→ **Source data**
________________________
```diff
@@ -657,8 +726,13 @@
             float4 d = make_float4(0.f, 0.f, 0.f, 0.f);
             if (t < T) {
                 d = ld4(R2 + row * LF + c);
-                const float4 av = ld4(A.a + (size_t)t * F + c);
-                if (actdrop) { const float4 m = drop4(rk, sA, (uint64_t)t * F + c); d.x *= m.x; d.y *= m.y; d.z *= m.z; d.w *= m.w; }
+                float4 av;
+                if constexpr (carry_vals(CARRY)) av = cy->a[j]; else av = ld4(A.a + (size_t)t * F + c);
+                if (actdrop) {
+                    float4 m;
+                    if constexpr (carry_bits(CARRY)) m = keep_factors4(rk, cy->akeep >> (4 * j)); else m = drop4(rk, sA, (uint64_t)t * F + c);
+                    d.x *= m.x; d.y *= m.y; d.z *= m.z; d.w *= m.w;
+                }
                 d.x *= gelu_erf_grad(av.x); d.y *= gelu_erf_grad(av.y); d.z *= gelu_erf_grad(av.z); d.w *= gelu_erf_grad(av.w);
                 st4(A.da + (size_t)t * F + c, d);
             }
@@ -686,7 +760,8 @@
         }
         return;
     }
-    ln_bwd_rowpass<BM, D, 1>(nullptr, R0, R1, LD, A.u1, A.st1, A.ln1_w, A.du1, nullptr, A.dout, R1, dgam, dbet, t0, T, dodrop, rk, sP);
+    ln_bwd_rowpass<BM, D, 1, CARRY>(nullptr, R0, R1, LD, A.u1, A.st1, A.ln1_w, A.du1, nullptr, A.dout, R1, dgam, dbet, t0, T, dodrop, rk, sP, nullptr,
+                                    CARRY ? &cy->ln1 : nullptr);
     flush_affine<NV>(dgam, dbet, R2, A.ln_part + (size_t)tile * 4 * D + 2 * D);
     {
         TileAcc<BM, D> acc;
@@ -724,11 +799,12 @@
     STAMP(26);
 }
 
-template <int BM, int D, int F, bool FFN_ONLY, bool DET = false>
+template <int BM, int D, int F, bool FFN_ONLY, bool DET = false, bool KB = false>
 __global__ __launch_bounds__(256) void k_post_bwd(const PostArgs A) {
     const int T = A.state[DR4SR_STATE_T], bx = xcd_tile(T, BM, A.xcd), t0 = bx * BM;
     if (t0 >= T) return;
-    post_bwd_body<BM, D, F, FFN_ONLY, DET>(A, t0, T, bx);
+    constexpr int CARRY = (BM == 16 && D == 64 && !FFN_ONLY) ? (KB ? 3 : 2) : 0;
+    post_bwd_body<BM, D, F, FFN_ONLY, DET, CARRY>(A, t0, T, bx);
 }
 
 template <int LPT>
@@ -1146,12 +1222,14 @@
         PostArgs Af = A;
         if (!S.rec) Af.z = nullptr;
         tattn::Keep keep{0xffffffffu, 0xffffffffu};
-        post_fwd_body<BM, D, F, false, true>(Af, t0, T, zreg, &keep);
+        constexpr int CARRY = BM == 16 ? 1 : 0;
+        RowCarry<F> cy;
+        post_fwd_body<BM, D, F, false, true, CARRY>(Af, t0, T, zreg, &keep, &cy);
         if constexpr (BM != 16) score_prefetch<BM>(A, S, t0, T, P);
         if constexpr (META) lds_barrier();
         score_tile_regs<BM, META>(A, S, t0, T, bx, P, zreg, dzreg, smem + post_lds_floats(D, F, BM), smem);
         if constexpr (BM != 16) { if (S.ent) tile_sort<BM>(S, bx, t0, T, smem + post_lds_floats(D, F, BM) + 8); }
-        post_bwd_body<BM, D, F, false, DET>(A, t0, T, bx, dzreg, &keep);
+        post_bwd_body<BM, D, F, false, DET, CARRY>(A, t0, T, bx, dzreg, &keep, &cy);
     } else {
         tattn::Keep keep{0xffffffffu, 0xffffffffu};
         post_fwd_body<BM, D, F, false, true>(A, t0, T, nullptr, &keep);
@@ -1206,18 +1284,32 @@
     if (wfrag_img_on(p, ws)) A.sp = reinterpret_cast<const unsigned short*>(ws.wfrag + (size_t)layer * ws.wT_stride);
     A.at.kv_part = (A.at.on && ws.det_lat && ws.det_kv) ? ws.det_kv + (size_t)layer * ws.det_kv_layer : nullptr;
     A.up_kv_part = (A.at.kv_part && A.up_dqkv) ? ws.det_kv + (size_t)(layer + 1) * ws.det_kv_layer : nullptr;
+    A.row_keep = lw.row_keep;
     A.nx_dqkv_zero = (A.at.on && A.nx_qkv) ? ws.layer[layer + 1].dqkv : nullptr;
     A.dn_dqkv_zero = (A.at.on && layer > 0) ? ws.layer[layer - 1].dqkv : nullptr;
     return A;
 }
 
 static size_t post_lds(int D, int F, int bm = 64) { return sizeof(float) * post_lds_floats(D, F, bm); }
+
+static bool row_keep_saved(const dr4sr_sasrec_plan* p, const Workspace& ws, const PostArgs& A) {
+    return A.training && p->p_drop > 0.f && p->D == 64 && p->F == 128 && tile_rows(ws) == 16 && !wave_tiles(p, ws) && !DR4SR_ENV("DR4SR_NO_FUSE")
+           && A.row_keep != nullptr;
+}
 
 template <int BM>
 static int post_launch_bm(const dr4sr_sasrec_plan* p, const Workspace& ws, const PostArgs& A, bool bwd, hipStream_t s) {
     dim3 grid((ws.Tmax + BM - 1) / BM), blk(256);
     if (A.xcd) grid.x = xcd_grid((int)grid.x, BM);
     const size_t lds = (BM == 16 && A.at.on) ? sizeof(float) * att_lds_off(p->D, p->F) + att_lds_bytes(p->D) : post_lds(p->D, p->F, BM);
+    if constexpr (BM == 16) {
+        if (row_keep_saved(p, ws, A)) {
+            if (bwd && A.at.kv_part) { big_lds((k_post_bwd<16, 64, 128, false, true, true>), lds); hipLaunchKernelGGL((k_post_bwd<16, 64, 128, false, true, true>), grid, blk, lds, s, A); }
+            else if (bwd) { big_lds((k_post_bwd<16, 64, 128, false, false, true>), lds); hipLaunchKernelGGL((k_post_bwd<16, 64, 128, false, false, true>), grid, blk, lds, s, A); }
+            else { big_lds((k_post_fwd<16, 64, 128, false, true>), lds); hipLaunchKernelGGL((k_post_fwd<16, 64, 128, false, true>), grid, blk, lds, s, A); }
+            return DR4SR_LAUNCH_CHECK();
+        }
+    }
 #define PL(D_, F_) do { if (bwd && BM == 16 && A.at.kv_part) { big_lds((k_post_bwd<BM == 16 ? 16 : 64, D_, F_, false, BM == 16>), lds); \
                                                               hipLaunchKernelGGL((k_post_bwd<BM == 16 ? 16 : 64, D_, F_, false, BM == 16>), grid, blk, lds, s, A); } \
                         else if (bwd) { big_lds(k_post_bwd<BM, D_, F_, false>, lds); hipLaunchKernelGGL((k_post_bwd<BM, D_, F_, false>), grid, blk, lds, s, A); } \
diff --git a/dr4sr_amd/csrc/step.hip b/dr4sr_amd/csrc/step.hip
--- a/dr4sr_amd/csrc/step.hip
+++ b/dr4sr_amd/csrc/step.hip
@@ -190,6 +190,7 @@
         w.a = take(Tmax * F); w.h = take(Tmax * F); w.u2 = take(Tmax * D); w.st2 = take(Tmax * 2);
         w.df = take(Tmax * D); w.da = take(Tmax * F); w.du1 = take(Tmax * D); w.dout = take(Tmax * D); w.dqkv = take(Tmax * 3 * D);
     }
+    for (int l = 0; l < p->n_layer; ++l) ws->layer[l].row_keep = reinterpret_cast<unsigned short*>(take(Tmax * 8));
     ws->bytes = o;
     return 0;
 }
```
________________________
→ **Task brief**
With "dzreg" as the string to match, show every line of the entries above that has it.

→ **Result for this task**
         score_tile_regs<BM, META>(A, S, t0, T, bx, P, zreg, dzreg, smem + post_lds_floats(D, F, BM), smem);
-        post_bwd_body<BM, D, F, false, DET>(A, t0, T, bx, dzreg, &keep);
+        post_bwd_body<BM, D, F, false, DET, CARRY>(A, t0, T, bx, dzreg, &keep, &cy);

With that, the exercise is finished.